A constant-product market maker (CPMM) holds two reserves x and y and enforces:
x · y ≥ k       (after every trade)
where k is the product of the reserves before the trade. For a fee-free market, x · y = k exactly. With fees, k strictly grows (the LP share of the fee is retained in the reserves). The invariant is deliberately geometric: it guarantees that no matter how small one reserve becomes, the other grows unboundedly to match — i.e. the pool can never be drained to zero on either side.

Pricing

Spot price

The marginal price of y denominated in x at any instant is the tangent of the curve:
p = y / x
(derivation: implicit differentiation of x · y = k gives dy/dx = −y/x; ignoring the sign, |dy/dx| = y/x). This is the price that the pool quotes for an infinitesimally small trade. For any finite trade, the realized price is worse due to slippage along the curve.

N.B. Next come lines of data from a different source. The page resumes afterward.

# rockcarry/ffcnn

Measured on AMD Instinct MI355X. Metric: frames/sec yolo-fastest-1.1 @320x320 batch-64 per GPU (u8 BGR frames -> net_input's conversion in the first kernel -> full forward: conv stack + YOLO decode + NMS, boxes on rank 0), higher is better.
Workload: dtype f32

## Files before the change

### ffcnn_amd/capi.py

```python
import ctypes as C
import os
import subprocess

import numpy as np

HERE = os.path.dirname(os.path.abspath(__file__))
ROOT = os.path.dirname(HERE)
DATA = os.path.join(ROOT, "data")
CFG = os.path.join(DATA, "yolo-fastest-1.1.cfg")
WEIGHTS = os.path.join(DATA, "yolo-fastest-1.1.weights")

f32p = C.POINTER(C.c_float)


class FFGPU:
    MAX_DET = 128
    MERGE_LDS_SLOTS = 1024
    KEEP_ALL, COMPAT_V6, NO_GRAPH, NO_FUSE, HOST_DETS, SPLIT2, CONCURRENT, BF16_PW = 1, 2, 4, 8, 16, 32, 64, 128
    FEAT_FLAT, FEAT_MEAN, FEAT_MAX = 0, 1, 2
    POST_NONE, POST_SOFTMAX, POST_L2 = 0, 1, 2
    TOPK_MAX = 16
    RELABEL_KEEP_SCORE, RELABEL_LABEL_SCORE = 0, 1
    RELABEL_ENTRIES, RELABEL_MERGED = 0, 1
    K_AUTO, K_GENERIC, K_DW_STREAM, K_DW_LDS, K_PW_MFMA, K_PW_GEMM, _K6, K_DENSE_SMALL, K_IGEMM, K_PW_BF16, K_GROUP_THIN, K_PW_X3, K_CONV_X3, K_PW_X3T = range(14)
# ... 196 lines not shown
PREVIEW_KEEP_BARS = 1
PREVIEW_MAX_SIDE, PREVIEW_MAX_PANES = 8192, 4096
MOTION_DETS, MOTION_ROW, MOTION_WORDS, MOTION_MAX_SIDE = 128, 16, 8, 8192
MOTION_GATE_INVERT = 1
MOTION_ENTRIES, MOTION_MERGED = 0, 1
MOTION_ROW_HEADER = ("frame", "changed", "active", "x0", "y0", "x1", "y1", "warm")
MOTION_WORDS_HEADER = ("considered", "dropped", "outside", "moving", "warm", "frames")
MOTION_STATE_HEADER = 16
HEAT_MAX, HEAT_DETS, HEAT_ROW = 2 ** 31 - 1, 128, 8
HEAT_ANCHOR, HEAT_BOX = 0, 1
HEAT_NEAREST, HEAT_SMOOTH = 0, 1
HEAT_RAMP_ALPHA = 1
HEAT_ENTRIES, HEAT_MERGED = 0, 1
HEAT_ROW_HEADER = ("considered", "dropped", "outside", "frame", "peak", "saturated")
HEAT_STATE_HEADER = 16
TRAIL_POINTS, TRAILS_DETS, TRAILS_ROW = 32, 128, 16
TRAILS_COAST, TRAILS_TAPER = 1, 2
TRAILS_ENTRIES, TRAILS_MERGED = 0, 1
TRAILS_ROW_HEADER = ("considered", "known", "fresh", "refused", "duplicate", "anonymous", "dropped", "freed", "live", "frame", "appended", "drawn", "clipped")
TRAILS_STATE_HEADER = 16
SEG_ITEMS, SEG_LIMIT, OUTLINE_FIXED = 512, 1 << 20, 80
OUTLINE_ZONES, OUTLINE_LINES, OUTLINE_TICKS, OUTLINE_MARKERS, OUTLINE_ALARM = 1, 2, 4, 8, 16
TEXT_MAX, TEXT_ITEMS, TEXT_OPAQUE = 44, 256, 1
CAPTION_DETS = 128
CAPTION_NAME, CAPTION_SCORE, CAPTION_ID, CAPTION_OPAQUE = 1, 2, 4, 8
CAPTION_ENTRIES, CAPTION_MERGED = 0, 1
SCENE_ZONES, SCENE_LINES, ZONE_VERTS, ZONES_DETS, ZONES_ROW = 8, 8, 8, 128, 64
ZONES_NONE, ZONES_TYPE, ZONES_IDS = 0, 1, 2
ZONES_GATE_INVERT = 1
ZONES_ENTRIES, ZONES_MERGED = 0, 1
ZONES_EVENTS_HEADER = ("considered", "known", "fresh", "refused", "duplicate", "anonymous", "dropped", "freed", "live", "frame")
ZONES_STATE_HEADER = 144
TRACK_DETS = 128
TRACK_ENTRIES, TRACK_MERGED = 0, 1
TRACK_IDS_HEADER = ("considered", "matched", "born", "refused", "dropped", "freed", "live", "frame")
CROP_F32, CROP_U8 = 0, 1
CROP_ENTRIES, CROP_MERGED = 0, 1
REDACT_FILL, REDACT_MOSAIC = 0, 1
REDACT_OUTSIDE = 1
REDACT_ENTRIES, REDACT_MERGED = 0, 1
BLUR_OUTSIDE = 1
BLUR_ENTRIES, BLUR_MERGED = 0, 1
DRAW_ENTRIES, DRAW_MERGED = 0, 1
YUV_BT601_LIMITED, YUV_BT601_FULL, YUV_BT709_LIMITED, YUV_BT709_FULL = 0, 1, 2, 3
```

Exact-input swap (give Δx, receive Δy)

With fees, let f be the fee rate (e.g. f = 0.0025 for 25 bps). Apply the fee to the input, then use the invariant to solve for the output:
Δx_after_fee = Δx · (1 − f)
Δy           = y · Δx_after_fee / (x + Δx_after_fee)
Post-trade reserves:
x' = x + Δx
y' = y − Δy
The full Δx enters the reserves. The LP portion of the fee stays in x'; the protocol portion is excluded from the curve via a separate accounting step (see Fee accounting variants below).

Exact-output swap (receive Δy, pay the minimal Δx)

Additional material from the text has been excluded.